Parameter: ef_construction (Construction Search Depth)

Size of dynamic candidate list during index construction.

-- Default: ef_construction = 200
CREATE INDEX idx ON docs USING hnsw (embedding);

-- Custom ef_construction (if supported in future versions)
-- CREATE INDEX idx ON docs USING hnsw (embedding) WITH (ef_construction = 400);

Rules of Thumb:

• ef_construction = 100: Fast build, lower quality graph
• ef_construction = 200: Default, good balance (recommended)
• ef_construction = 400: Slower build, higher quality graph
• ef_construction = 800: Very slow but maximum quality

Build Time Impact:

• Higher ef_construction = slower index builds (linear increase)
• But better recall at query time

Recommendations by Dataset Size

Dataset Size	m	ef_construction	Expected Recall@10
<10K vectors	16	200	>99%
10K-100K	16	200	>98%
100K-1M	16	200	>95%
1M-10M	32	400	>95%
>10M	32-64	400-800	>93%

When to Create Indexes

Strategy 1: Index Before Insertion (Empty Table)

-- Create index first, then insert data
CREATE TABLE docs (id INT, vec VECTOR(384));
CREATE INDEX docs_idx ON docs USING hnsw (vec);

-- Insert data (index updates automatically)
INSERT INTO docs VALUES (1, '[0.1, 0.2, ...]');
INSERT INTO docs VALUES (2, '[0.3, 0.4, ...]');

Pros: Incremental index updates Cons: Slower individual inserts

Strategy 2: Bulk Load Then Index

-- Insert data first
CREATE TABLE docs (id INT, vec VECTOR(384));

-- Bulk insert (fast, no index overhead)
INSERT INTO docs VALUES (1, '[0.1, 0.2, ...]');
INSERT INTO docs VALUES (2, '[0.3, 0.4, ...]');
-- ... (thousands or millions of rows)

-- Create index after all data loaded
CREATE INDEX docs_idx ON docs USING hnsw (vec);

Pros: Faster bulk loading Cons: Index build at end can be slow for large datasets

Recommendation: Use Strategy 2 for initial bulk loads, Strategy 1 for incremental updates.

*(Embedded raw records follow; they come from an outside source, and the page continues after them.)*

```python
def _weight_amax(w):
    owner = w._base if w._base is not None else w
    tag = getattr(owner, "_vilco_wamax", None)
    if (tag is None or not produce_amax or _precision != 3 or tag[2] != owner._version or tag[3] != _weight_gen[0]
            or w.numel() != owner.numel()):
        return None, 0
    return tag[0], tag[1]
# ... 1985 lines not shown
```

vilco_amd/switches.py:

```python
import os
from collections import namedtuple

Switch = namedtuple("Switch", "env default readers key meaning")

KEYED = "keyed"
VIA_SET = "ops.set_precision moves ops._precision, which is keyed"
ONCE = "read once per process"
GEN = "read once per process; its setter bumps vilco_gemm_config_gen(), which is part of ops.arithmetic_key()"
BUILT = "read at construction and fixed in the object"
INFERENCE = "inference only"
HOST = "host scheduling only"
PENDING = "unkeyed as before although a flip changes what LayerNorm / attention forward record: to be keyed in a follow-up"

TABLE = (
    Switch("VILCO_PRECISION", "f16x2", ("ops.DEFAULT_PRECISION",), VIA_SET, "operand format of the matrix products"),
    Switch("VILCO_DW_PRECISION", "f16x1", ("ops.dw_precision",), KEYED, "long weight-gradient products read the leading fp16 part only"),
    Switch("VILCO_GRAPH_STREAMS", "text,heads", ("ops._FORKS",), KEYED, "chains forked onto side streams inside a captured step"),
    Switch("VILCO_DW_FORK_ROWS", "0", ("ops._dw_fork_rows",), KEYED, "with 'dw' forked: only products over at most this many token rows"),
    Switch("VILCO_DEFER_FINISH", "1", ("ops.defer_finish",), KEYED, "second stages of backward's reductions issued together at its end"),
    Switch("VILCO_RANGE_CHECK", "0", ("ops.range_check",), KEYED, "warn | auto: measure the row spread of every Linear backward's dZ"),
    Switch("VILCO_PRODUCER_AMAX", "1", ("ops.produce_amax",), KEYED, "producers leave max|x| partials for the operand packs"),
    Switch("VILCO_PACK_CACHE", "1", ("ops._pack_cache",), PENDING, "an activation's operand planes are remembered on the tensor"),
    Switch("VILCO_PACK_GROUP", "1", ("ops.pack_group_enabled",), KEYED, "the packs of a grouped q / k / v projection as one launch"),
    Switch("VILCO_LN_BWD_AMAX", "1", ("ops.ln_bwd_amax",), KEYED, "LayerNorm backward leaves max|dx| partials"),
    Switch("VILCO_CONV_DZ_PLANES", "1", ("ops.conv_dz_planes",), KEYED, "masked k=3 convs: dZ's operand image from the mask kernel"),
    Switch("VILCO_PACK_REUSE", "1", ("ops._reuse_packs",), KEYED, "one pack of a tensor serves forward, dX and dW"),
    Switch("VILCO_CONV_TAP_PLANES", "1", ("ops.conv_tap_planes",), KEYED, "k=3 convs: x and dZ packed once each for all three products"),
    Switch("VILCO_CONV_DW_KM", "1", ("ops.conv_tap_planes", "gemm.hip"), KEYED, "... and their weight gradient reads those images k-major"),
    Switch("VILCO_WEIGHT_CACHE", "1", ("ops._weight_cache",), KEYED, "weight operand planes kept per parameter version"),
    Switch("VILCO_PRODUCER_PLANES", "1", ("ops.producer_planes",), KEYED, "activation backward writes dz as operand planes"),
    Switch("VILCO_LN_PLANES", "1", ("ops.ln_planes",), KEYED, "LayerNorm forward writes its output as operand planes"),
    Switch("VILCO_ATTN_PLANES", "1", ("ops.attn_planes",), KEYED, "hd = 64 attention forward writes its output as operand planes"),
    Switch("VILCO_LINEAR_GROUP", "1", ("ops.linear_group_enabled",), KEYED, "q / k / v projections as one grouped GEMM launch"),
    Switch(None, "1", ("ops.use_flash",), KEYED, "fused attention kernels (off: materialised scores)"),
    Switch("VILCO_FOLD_SKIP", "1", ("ops.fold_skip_grads",), KEYED, "skip gradients added inside the LayerNorm backward kernel"),
    Switch("VILCO_XL_DS_PLANES", "1", ("ops.xl_ds_planes",), KEYED, "XLNet backward: dS as operand planes from the dQ kernel"),
    Switch("VILCO_XL_SCORES", "1", ("ops.xl_scores_kernel",), KEYED, "XLNet forward: position scores by their own kernel"),
    Switch("VILCO_FUSED_PROMPT", "1", ("ops.fused_prompt",), KEYED, "L2P prompt pool: match, vote and prepend kernels"),
    Switch("VILCO_QKV_PRE", "1", ("ops.use_qkv_pre",), KEYED, "fused ln1 -> depthwise convs -> LayerNorms kernel in MaskedMHCA"),
    Switch("VILCO_HIP_LIB", "", ("_lib.LIB_PATH",), ONCE, "library to load instead of vilco_amd/libvilco_hip.so"),
    Switch("VILCO_DP_REPLAY_SYNC", "1", ("graph._DP_REPLAY_SYNC",), HOST, "data-parallel replays wait for the graph before a CPU-side exchange"),
    Switch("VILCO_GRAPH_OWN_STREAM", "1", ("graph._OWN_STREAM",), HOST, "replays leave the default stream for a created one"),
    Switch("VILCO_GRAPH_SHARED_STREAM", "1", ("graph._SHARED_STREAM",), HOST, "... shared by every GraphedStep of the process"),
    Switch("VILCO_DP_SEGMENTS", "1", ("graph._DP_SEGMENTS",), BUILT, "data-parallel backward captured as one graph per stage"),
    Switch("VILCO_DP_GRAPH_COMM", "0", ("graph.GraphedStep.comm_in_graph",), BUILT, "1: the all-reduces captured inside the graph"),
    Switch("VILCO_OPT_AMAX", "1", ("utils.train_utils.OPT_AMAX",), ONCE, "the optimizer update leaves max|w| per chunk for the weight packs"),
    Switch("VILCO_CA_WIDE", "qkv,core,proj", ("modeling.blocks.ChannelAttention.WIDE_PARTS",), ONCE, "channel-attention parts run in bf16 x3"),
    Switch("VILCO_XLNET_CONFIG_DIR", "", ("modeling.backbones._find_xlnet_config",), BUILT, "where xlnet_config_<D>.json is looked for first"),
    Switch("VILCO_HEAD_ROWMASK", "1", ("modeling.meta_archs._HEAD_ROWMASK",), ONCE, "the heads' validity mask applied in the GEMM epilogue"),
    Switch("VILCO_LEVEL_CAT", "1", ("PtTransformer.level_cat",), BUILT, "both heads run over all pyramid levels at once"),
    Switch("VILCO_SYNC_FREE_LOSS", "1", ("PtTransformer.sync_free_loss",), BUILT, "dense, host-sync-free evaluation of the losses"),
    Switch("VILCO_FUSED_LOSS", "1", ("PtTransformer.fused_loss",), BUILT, "ops.mq_loss kernels (0: tensor expressions)"),
    Switch("VILCO_FUSED_SSL", "1", ("PtTransformer.fused_ssl",), BUILT, "ops.ssl_pool / ssl_nce kernels (0: tensor expressions)"),
    Switch("VILCO_DEVICE_DECODE", "1", ("PtTransformer.inference_single_video",), INFERENCE, "vilco_decode (0: the tensor-expression decode)"),
    Switch("VILCO_ATTN_FAST", "1", ("attn.hip",), ONCE, "hd = 64 attention fast-path kernels"),
    Switch("VILCO_ATTN_XL_FAST", "1", ("attn.hip",), ONCE, "XLNet's relative attention on the hd = 64 fast-path kernels"),
    Switch("VILCO_LAB_ATTN_LDS", "", ("attn.hip",), ONCE, "-DVILCO_LAB_ATTN builds only: the attention kernels' LDS request"),
    Switch("VILCO_GEMM_KM", "1", ("gemm.hip",), ONCE, "transposed operands read k-major from natural-layout planes"),
    Switch("VILCO_GEMM_K2", "1", ("gemm.hip",), ONCE, "single-part products cover two K-steps per barrier interval"),
    Switch("VILCO_GEMM_SUB192", "1", ("gemm.hip",), ONCE, "the two sub-round 192-row plans"),
    Switch("VILCO_GEMM_DW_TALL", "1", ("gemm.hip",), ONCE, "single-part weight-gradient products planned on 192- / 256-row tiles"),
    Switch("VILCO_GEMM_GROUP", "1", ("gemm.hip",), ONCE, "grouped GEMM launches"),
    Switch("VILCO_GEMM_GROUP_DW", "1", ("gemm.hip",), GEN, "initial vilco_gemm_set_group_dw: a backward's equal single-part weight gradients as one launch"),
    Switch("VILCO_GEMM_SKINNY", "1", ("gemm.hip",), ONCE, "initial vilco_gemm_set_skinny: skinny NT products on small workgroups"),
    Switch("VILCO_GEMM_SKINNY_M", "640", ("gemm.hip",), ONCE, "largest M of a skinny product"),
    Switch("VILCO_GEMM_SKINNY_BM16", "640", ("gemm.hip",), ONCE, "largest M on 16-row workgroups"),
    Switch("VILCO_GEMM_SKINNY_K", "768", ("gemm.hip",), ONCE, "largest K of a skinny product"),
    Switch("VILCO_GEMM_BM", "0", ("gemm.hip",), ONCE, "initial vilco_gemm_force: tile height"),
    Switch("VILCO_GEMM_KS", "0", ("gemm.hip",), ONCE, "initial vilco_gemm_force: split-K count"),
    Switch("VILCO_ACT_BWD_VEC", "1", ("eltwise.hip",), ONCE, "four channels per thread in the activation-backward kernel"),
    Switch("VILCO_QKV_TB", "0", ("qkvpre.hip",), ONCE, "forced tokens per workgroup of the three-pass q/k/v pre-projection"),
    Switch("VILCO_QKV_RING", "-1", ("qkvpre.hip",), ONCE, "1 / 0: the ring form of the q/k/v pre-projection always / never"),
    Switch("VILCO_PACK_CAP", "768", ("pack.h",), ONCE, "workgroup cap of the natural-layout pack kernel"),
    Switch("VILCO_SOFTNMS_LEGACY", "0", ("nms.hip",), ONCE, "initial vilco_nms_set_kernel: 1 = one pass per pick only"),
    Switch("VILCO_SOFTNMS_REG", "1", ("nms.hip",), ONCE, "initial vilco_nms_set_kernel: 0 = nothing faster than the row-strided kernel"),
)

_DEFAULT = {s.env: s.default for s in TABLE if s.env is not None}
KEYED_OPS = tuple(dict.fromkeys(r[4:] for s in TABLE if s.key == KEYED for r in s.readers if r.startswith("ops.")))


def text(env):
    return os.environ.get(env, _DEFAULT[env])


def on(env):
    return text(env) != "0"


def number(env):
    return int(text(env))
```

Baseline: 102.1 clips/s.

## Allow split-K plans in grouped GEMM launches with a grouped reduce kernel

New measurement: 102.9 clips/s, median of 6. About the same (+0.7%).

```diff
diff --git a/include/vilco_hip.h b/include/vilco_hip.h
--- a/include/vilco_hip.h
+++ b/include/vilco_hip.h
@@ -61,6 +61,8 @@
 size_t vilco_gemm_workspace(const vilco_gemm_desc* d);
 int vilco_gemm(const vilco_gemm_desc* d, void* stream);
 int vilco_gemm_group(const vilco_gemm_desc* descs, int32_t n, void* stream);
+int vilco_gemm_set_group(int32_t on);
+int32_t vilco_gemm_group_on(void);
 size_t vilco_gemm_group_workspace(const vilco_gemm_desc* d, int32_t n);
 int vilco_gemm_set_group_dw(int32_t on);
 int32_t vilco_gemm_group_dw(void);
diff --git a/vilco_amd/_lib.py b/vilco_amd/_lib.py
--- a/vilco_amd/_lib.py
+++ b/vilco_amd/_lib.py
@@ -185,6 +185,8 @@
     "vilco_gemm": (C.c_int, [C.POINTER(GemmDesc), c_fp]),
     "vilco_gemm_group": (C.c_int, [C.POINTER(GemmDesc), i32, c_fp]),
     "vilco_gemm_group_workspace": (sz, [C.POINTER(GemmDesc), i32]),
+    "vilco_gemm_set_group": (C.c_int, [i32]),
+    "vilco_gemm_group_on": (i32, []),
     "vilco_gemm_set_group_dw": (C.c_int, [i32]),
     "vilco_gemm_group_dw": (i32, []),
     "vilco_gemm_amax_parts": (i32, [C.POINTER(GemmDesc)]),
diff --git a/vilco_amd/csrc/gemm.hip b/vilco_amd/csrc/gemm.hip
--- a/vilco_amd/csrc/gemm.hip
+++ b/vilco_amd/csrc/gemm.hip
@@ -878,7 +878,7 @@
 }
 
 template <bool VEC>
-__global__ __launch_bounds__(256) void splitk_reduce_kernel(GArgs g, int nz) {
+__device__ __forceinline__ void splitk_reduce_body(const GArgs& g, int nz) {
   constexpr int V = VEC ? 4 : 1;
   const int NV = g.N / V;
   const long per = (long)g.M * NV;
@@ -925,6 +925,14 @@
     if (threadIdx.x == 0) g.amax_out[blockIdx.x] = fmaxf(fmaxf(red[0], red[1]), fmaxf(red[2], red[3]));
   }
 }
+template <bool VEC>
+__global__ __launch_bounds__(256) void splitk_reduce_kernel(GArgs g, int nz) {
+  splitk_reduce_body<VEC>(g, nz);
+}
+template <bool VEC>
+__global__ __launch_bounds__(256) void splitk_reduce_group_kernel(GArgsN gg) {
+  splitk_reduce_body<VEC>(gg.g[blockIdx.y], 1);
+}
 
 inline long align_up(long x, long a) { return (x + a - 1) / a * a; }
 constexpr long SCALE_BYTES = 2 * AMAX_MAX_BLOCKS * 4 + 256;
@@ -936,10 +944,11 @@
   const bool sub192 = vilco_env_flag("VILCO_GEMM_SUB192", true);
   const bool dw_tall = vilco_env_flag("VILCO_GEMM_DW_TALL", true);
   const bool tapkm = vilco_env_flag("VILCO_CONV_DW_KM", true);
-  const bool group = vilco_env_flag("VILCO_GEMM_GROUP", true);
   const int skinny_max_rows = vilco_env_int("VILCO_GEMM_SKINNY_M", 640, 1);
   const int skinny_bm16_rows = vilco_env_int("VILCO_GEMM_SKINNY_BM16", 640, 0);
   const int skinny_max_k = vilco_env_int("VILCO_GEMM_SKINNY_K", 768, 1);
+  const int group_split_rows = vilco_env_int("VILCO_GEMM_GROUP_SPLIT_M", 1152, 0);
+  bool group = vilco_env_flag("VILCO_GEMM_GROUP", true);
   bool skinny = vilco_env_flag("VILCO_GEMM_SKINNY", true);
   bool group_dw = vilco_env_flag("VILCO_GEMM_GROUP_DW", true);
   int force_bm = vilco_env_int("VILCO_GEMM_BM", 0, INT_MIN), force_ks = vilco_env_int("VILCO_GEMM_KS", 0, INT_MIN);
@@ -1535,11 +1544,14 @@
   return workspace_need(make_plan(d));
 }
 
+static bool splitk_deferred(const vilco_gemm_desc* d, const Prepared& pr) {
+  return vilco_defer_active() && pr.nz == 1 && d->alpha == 1.f && d->beta == 0.f && !d->bias &&
+         !d->preact && d->act == VILCO_ACT_NONE && !d->row_len && !d->row_mask && !d->colscale && !d->residual && d->drop_p == 0.f &&
+         !d->amax_out;
+}
 static void splitk_finish(const vilco_gemm_desc* d, const Prepared& pr) {
   const GArgs& g = pr.g;
-  if (vilco_defer_active() && pr.nz == 1 && d->alpha == 1.f && d->beta == 0.f && !d->bias &&
-      !d->preact && d->act == VILCO_ACT_NONE && !d->row_len && !d->row_mask && !d->colscale && !d->residual && d->drop_p == 0.f &&
-      !d->amax_out) {
+  if (splitk_deferred(d, pr)) {
     vilco_defer_push_sk(g.c, g.cfinal, g.split_stride, g.ldc, d->M, d->N, pr.p.ksplit);
     return;
   }
@@ -1647,18 +1659,26 @@
   if (n > 4) return VILCO_ERR_BADARG;
   hipStream_t s = reinterpret_cast<hipStream_t>(stream);
   GArgsN gg;
-  Plan p0;
+  Prepared prs[4];
   bool ok = config().group && n >= 2;
   for (int i = 0; ok && i < n; ++i) {
     const vilco_gemm_desc& d = descs[i];
-    Prepared pr;
+    Prepared& pr = prs[i];
+    const Plan& p0 = prs[0].p;
     ok = d.a_planes && d.b_planes && d.precision == 3 && d.batch_outer == 1 && d.batch_inner == 1 && d.tap_operand == VILCO_TAP_NONE &&
          d.band == 0 && d.M == descs[0].M && d.N == descs[0].N && d.K == descs[0].K && d.a_kcontig == descs[0].a_kcontig &&
          d.b_kcontig == descs[0].b_kcontig && d.M > 0 && d.N > 0 && gemm_prepare(&d, stream, pr) == VILCO_OK &&
-         pr.p.kern == Kern::GL && pr.p.ksplit == 1 && (i == 0 || (pr.p.BM == p0.BM && pr.p.a.km == p0.a.km && pr.p.b.km == p0.b.km));
+         pr.p.kern == Kern::GL && (pr.p.BM == p0.BM && pr.p.ksplit == p0.ksplit && pr.p.a.km == p0.a.km && pr.p.b.km == p0.b.km);
+    if (ok && pr.p.ksplit > 1) {
+      ok = d.M <= config().group_split_rows && pr.g.vec_out == prs[0].g.vec_out && !splitk_deferred(&d, pr);
+      const char* lo = reinterpret_cast<const char*>(pr.parts);
+      for (int j = 0; ok && j < i; ++j) {
+        const char* lo_j = reinterpret_cast<const char*>(prs[j].parts);
+        ok = lo + pr.p.part_bytes <= lo_j || lo_j + prs[j].p.part_bytes <= lo;
+      }
+    }
     if (!ok) break;
     gg.g[i] = pr.g;
-    if (i == 0) p0 = pr.p;
   }
   if (!ok) {
     for (int i = 0; i < n; ++i) {
@@ -1667,9 +1687,10 @@
     }
     return VILCO_OK;
   }
+  const Plan& p0 = prs[0].p;
   {
-    ProfScope timed(s, ProfRec{{descs[0].M, descs[0].N, descs[0].K, n, p0.BM, 1, 3, p0.a.km, p0.b.km, 0x100}});
-    const dim3 grid(gg.g[0].ntiles, 1, n);
+    ProfScope timed(s, ProfRec{{descs[0].M, descs[0].N, descs[0].K, n, p0.BM, p0.ksplit, 3, p0.a.km, p0.b.km, 0x100}});
+    const dim3 grid(gg.g[0].ntiles, p0.ksplit, n);
     with_bm<192, 128>(p0.BM, [&](auto R) {
       constexpr int BM = decltype(R)::value;
       with_km(p0.a.km, p0.b.km, [&](auto A, auto B) {
@@ -1677,6 +1698,11 @@
       });
     });
   }
+  if (p0.ksplit > 1) {
+    const dim3 blocks((int)splitk_blocks(&descs[0]), n);
+    if (gg.g[0].vec_out) hipLaunchKernelGGL(splitk_reduce_group_kernel<true>, blocks, dim3(256), 0, s, gg);
+    else hipLaunchKernelGGL(splitk_reduce_group_kernel<false>, blocks, dim3(256), 0, s, gg);
+  }
   return vilco_launch_status();
 }
 
@@ -1688,6 +1714,13 @@
   ++g_config_gen;
   return VILCO_OK;
 }
+
+extern "C" int vilco_gemm_set_group(int32_t on) {
+  config().group = on != 0;
+  ++g_config_gen;
+  return VILCO_OK;
+}
+extern "C" int32_t vilco_gemm_group_on(void) { return config().group ? 1 : 0; }
 
 extern "C" int vilco_gemm_set_group_dw(int32_t on) {
   config().group_dw = on != 0;
diff --git a/vilco_amd/ops.py b/vilco_amd/ops.py
--- a/vilco_amd/ops.py
+++ b/vilco_amd/ops.py
@@ -564,6 +564,12 @@
 
 def pack_group(xs, rows, cols, precision=None):
     prec = _precision if precision is None else int(precision)
+    first = {}
+    for x in xs:
+        first.setdefault(id(x), x)
+    if len(first) < len(xs):
+        bufs = dict(zip(first, pack_group(list(first.values()), rows, cols, precision)))
+        return [bufs[id(x)] for x in xs]
     n = len(xs)
     fresh = all(_planes_of(x, "nat", (rows, cols), prec, any_stream=True) is None for x in xs)
     if (not pack_group_enabled or not (2 <= n <= 4) or not fresh or len({x.data_ptr() for x in xs}) != n
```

Index Build Time Estimates

Dataset Size	Dimension	Expected Build Time
1,000 vectors	384	<1 second
10,000 vectors	384	1-3 seconds
100,000 vectors	384	10-30 seconds
1,000,000 vectors	384	2-5 minutes
10,000,000 vectors	768	30-60 minutes

Times on commodity hardware (4-core CPU, 16GB RAM)

Verifying Index Creation

-- Check indexes on a table
\d documents

-- Expected output:
-- Indexes:
--   "documents_embedding_idx" hnsw (embedding)

---

6. Similarity Search

KNN Queries with <-> Operator (L2 Distance)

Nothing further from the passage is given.